One day, I ran into SwissTable—the kind of design that makes you squint, grin, and immediately regret every naive linear-probing table you’ve ever shipped.
This post is the story of how I tried to bring that same “why is this so fast?” feeling into Java. It’s part deep dive, part engineering diary, and part cautionary tale about performance work.
1) The SwissTable project, explained the way it feels when you first understand it
SwissTable is an open-addressing hash table design that came out of Google’s work and was famously presented as a new C++ hash table approach (and later shipped in Abseil).
At a high level, it still does the usual hash-table thing: compute hash(key), pick a starting slot, and probe until you find your key or an empty slot.
The twist is that SwissTable separates metadata (tiny “control bytes”) from the actual key/value storage, and it uses those control bytes to avoid expensive key comparisons most of the time.
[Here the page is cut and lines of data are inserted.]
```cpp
int wino_out_res_nhwc_f32(const float *M, const float *res, const float *bias_or_null, float *y, gqhip_gnstat_t *stats_out,
                          int64_t B, int64_t H, int64_t W, int64_t C, int64_t groups, int tile, float mscale,
                          void *stream);

int gn_stats_f32(const float *x, const float *pre_bias_or_null, int64_t B, int64_t C, int64_t HW, int64_t groups,
                 gqhip_gnstat_t *stats_out, void *stream);

int wino_in_gn_nhwc_f32(const float *x, const float *gamma, const float *beta, const float *pre_bias_or_null,
                        const gqhip_gnstat_t *stats, float *V, int64_t B, int64_t H, int64_t W, int64_t C,
                        int64_t groups, double eps, int apply_silu, void *stream);
int wino4_in_gn_nhwc_f32(const float *x, const float *gamma, const float *beta, const float *pre_bias_or_null,
                         const gqhip_gnstat_t *stats, float *V, int64_t B, int64_t H, int64_t W, int64_t C,
                         int64_t groups, double eps, int apply_silu, void *stream);

int attn_split_qkv_f16x3(const float *qkv, void *Q3, void *K3, void *V3, int64_t B, int64_t L, int64_t C, float sq, float sv,
                         void *stream);
int attn_softmax_split_f16x3(const float *S, void *P3, int64_t rows, int64_t L, float factor, void *stream);
int f16_scales_from_gn_stats(const gqhip_gnstat_t *stats, int64_t n_bg, double amp, double u_scale, float *scales_out,
                             void *stream);

int gq_index_histogram(const int64_t *idx, int64_t count, int64_t n,
                       int32_t *hist, void *stream);
int gq_indices_to_u16(const int64_t *idx, uint16_t *out, int64_t count,
                      void *stream);
int gq_indices_from_u16(const uint16_t *in, int64_t *idx, int64_t count,
                        void *stream);

int64_t gq_step_record_workspace_bytes(int64_t B, int64_t per_image);
int gq_step_record_f32(const float *x, const float *x_rec, const int64_t *idx, int32_t *rec, int64_t B, int64_t per_image,
                       int64_t n_idx, void *workspace_zeroed, int64_t workspace_bytes, void *stream);

int64_t gq_ssim_workspace_bytes(int64_t B, int64_t C, int64_t H, int64_t W);
int gq_ssim_f32(const float *x, const float *x_rec, int64_t B, int64_t C, int64_t H, int64_t W, int layout, int zero_mean,
                float *ssim_out_or_null, float *msssim_out_or_null, void *workspace_zeroed, int64_t workspace_bytes, void *stream);
int64_t gq_step_record_ssim_workspace_bytes(int64_t B, int64_t C, int64_t H, int64_t W);
int gq_step_record_ssim_f32(const float *x, const float *x_rec, const int64_t *idx, int32_t *rec, int64_t B, int64_t C, int64_t H,
                            int64_t W, int layout, int64_t n_idx, void *workspace_zeroed, int64_t workspace_bytes, void *stream);

int64_t gq_mha_workspace_bytes(int64_t B, int64_t L, int64_t E, int64_t H);
int gq_mha_fwd_f32(const float *qkv, float *out, int64_t B, int64_t L, int64_t E, int64_t H, void *workspace, void *stream);

int gqhip_profile_enable(int on);
int gqhip_profile_reserve(int pairs);
int gqhip_profile_collect(int *launches_host, double *total_ms_host);

int gqhip_debug_enable(int on);
int gqhip_debug_counters(const void *workspace, int64_t *fallback_rows_host,
                         int64_t *reranked_halftiles_host);
int gqhip_debug_grid(const void *workspace, const void *cb_cache_or_null, int64_t *out4_host);
#ifdef __cplusplus
}
#endif
#endif
```

### vq-vae-from-gaussian-vae_amd/csrc/gqhip_unet.hip

```cpp
#include "gqhip.h"

#include <hip/hip_ext.h>
#include <hip/hip_runtime.h>

#include <cstdlib>
#include <cstring>

#include "gqhip_internal.h"
#include "gq_unet_aux.h"
#include "gq_wino_gemm.h"
#include "gq_conv3.h"
#include "gq_conv_f32.h"
#include "gq_attn.h"

using namespace gqhip;

namespace {
thread_local int g_stats_prezeroed = 0;
inline hipError_t stats_zero(void *p, size_t bytes, hipStream_t st) {
  return g_stats_prezeroed ? hipSuccess : hipMemsetAsync(p, 0, bytes, st);
}
}

extern "C" {

int gqhip_stats_prezeroed(int on) {
  g_stats_prezeroed = on != 0;
  return GQHIP_OK;
}

int gn_silu_f32(const float *x, const float *gamma, const float *beta, const float *pre_bias_or_null, float *y,
                int64_t B, int64_t C, int64_t HW, int64_t groups, double eps, int apply_silu, int layout,
                int64_t *stats_ws, void *stream) {
  if (B < 0 || C < 1 || HW < 1 || groups < 1 || C % groups != 0) return GQHIP_ERR_INVALID_ARG;
  if (B == 0) return GQHIP_OK;
  if (!x || !gamma || !beta || !y || !stats_ws) return GQHIP_ERR_INVALID_ARG;
  hipStream_t st = static_cast<hipStream_t>(stream);
  const int64_t bg = B * groups, cpg = C / groups, chunk = cpg * HW;
  if (layout == GQHIP_LAYOUT_NHWC) {
    if (cpg % 4 != 0 || 256 % (C / 4) != 0 || groups > 64) return GQHIP_ERR_INVALID_ARG;
    if (stats_zero(stats_ws, sizeof(int64_t) * kStatWords * bg, st) != hipSuccess) return check_launch();
    const int lanes = (int)(256 / (C / 4));
    int slabs = (int)((HW + (int64_t)lanes * 16 - 1) / ((int64_t)lanes * 16));
    if (slabs > 1024) slabs = 1024;
    if (slabs < 1) slabs = 1;
    hipLaunchKernelGGL(gn_stats_nhwc_kernel, dim3((unsigned)(B * slabs)), dim3(256), 0, st, x, pre_bias_or_null,
                       stats_ws, (int)C, (long)HW, (int)cpg, slabs);
    int rc = check_launch();
    if (rc != GQHIP_OK) return rc;
    return launch(apply_silu ? gn_apply_nhwc_kernel<1> : gn_apply_nhwc_kernel<0>, dim3((unsigned)(B * slabs)), dim3(256), 0, st, x,
                  gamma, beta, y, stats_ws, pre_bias_or_null, (int)C, (long)HW, (int)cpg, eps, slabs);
  }
  if (layout != GQHIP_LAYOUT_NCHW || HW % 4 != 0) return GQHIP_ERR_INVALID_ARG;
  if (stats_zero(stats_ws, sizeof(int64_t) * kStatWords * bg, st) != hipSuccess) return check_launch();
  int slices = (int)((chunk + 4095) / 4096);
  if (slices > 256) slices = 256;
  if (slices < 1) slices = 1;
  hipLaunchKernelGGL(gn_stats_kernel, dim3((unsigned)(bg * slices)), dim3(256), 0, st, x, pre_bias_or_null, stats_ws,
                     (long)chunk, slices, (long)HW, (int)cpg, (int)groups);
  int rc = check_launch();
  if (rc != GQHIP_OK) return rc;
  int segs = (int)((HW + 8191) / 8192);
  if (segs < 1) segs = 1;
  const dim3 grid((unsigned)(B * C * segs));
  return launch(apply_silu ? gn_apply_kernel<1> : gn_apply_kernel<0>, grid, dim3(256), 0, st, x, gamma, beta, y, stats_ws,
                pre_bias_or_null, (int)C, (long)HW, (int)cpg, eps, segs);
}
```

Instead of immediately touching a bunch of keys (which are cold in cache and often pointer-heavy), it first scans a compact control bytes that is dense, cache-friendly, and easy to compare in bulk.
To make probing cheap, SwissTable effectively splits the hash into two parts: h1 and h2. Think of h1 as the part that chooses where to start probing (which group to look at first), and h2 as a tiny fingerprint stored in the control bytes to quickly rule slots in or out. It’s not a full hash—just enough bits to filter candidates before we pay the cost of touching real keys.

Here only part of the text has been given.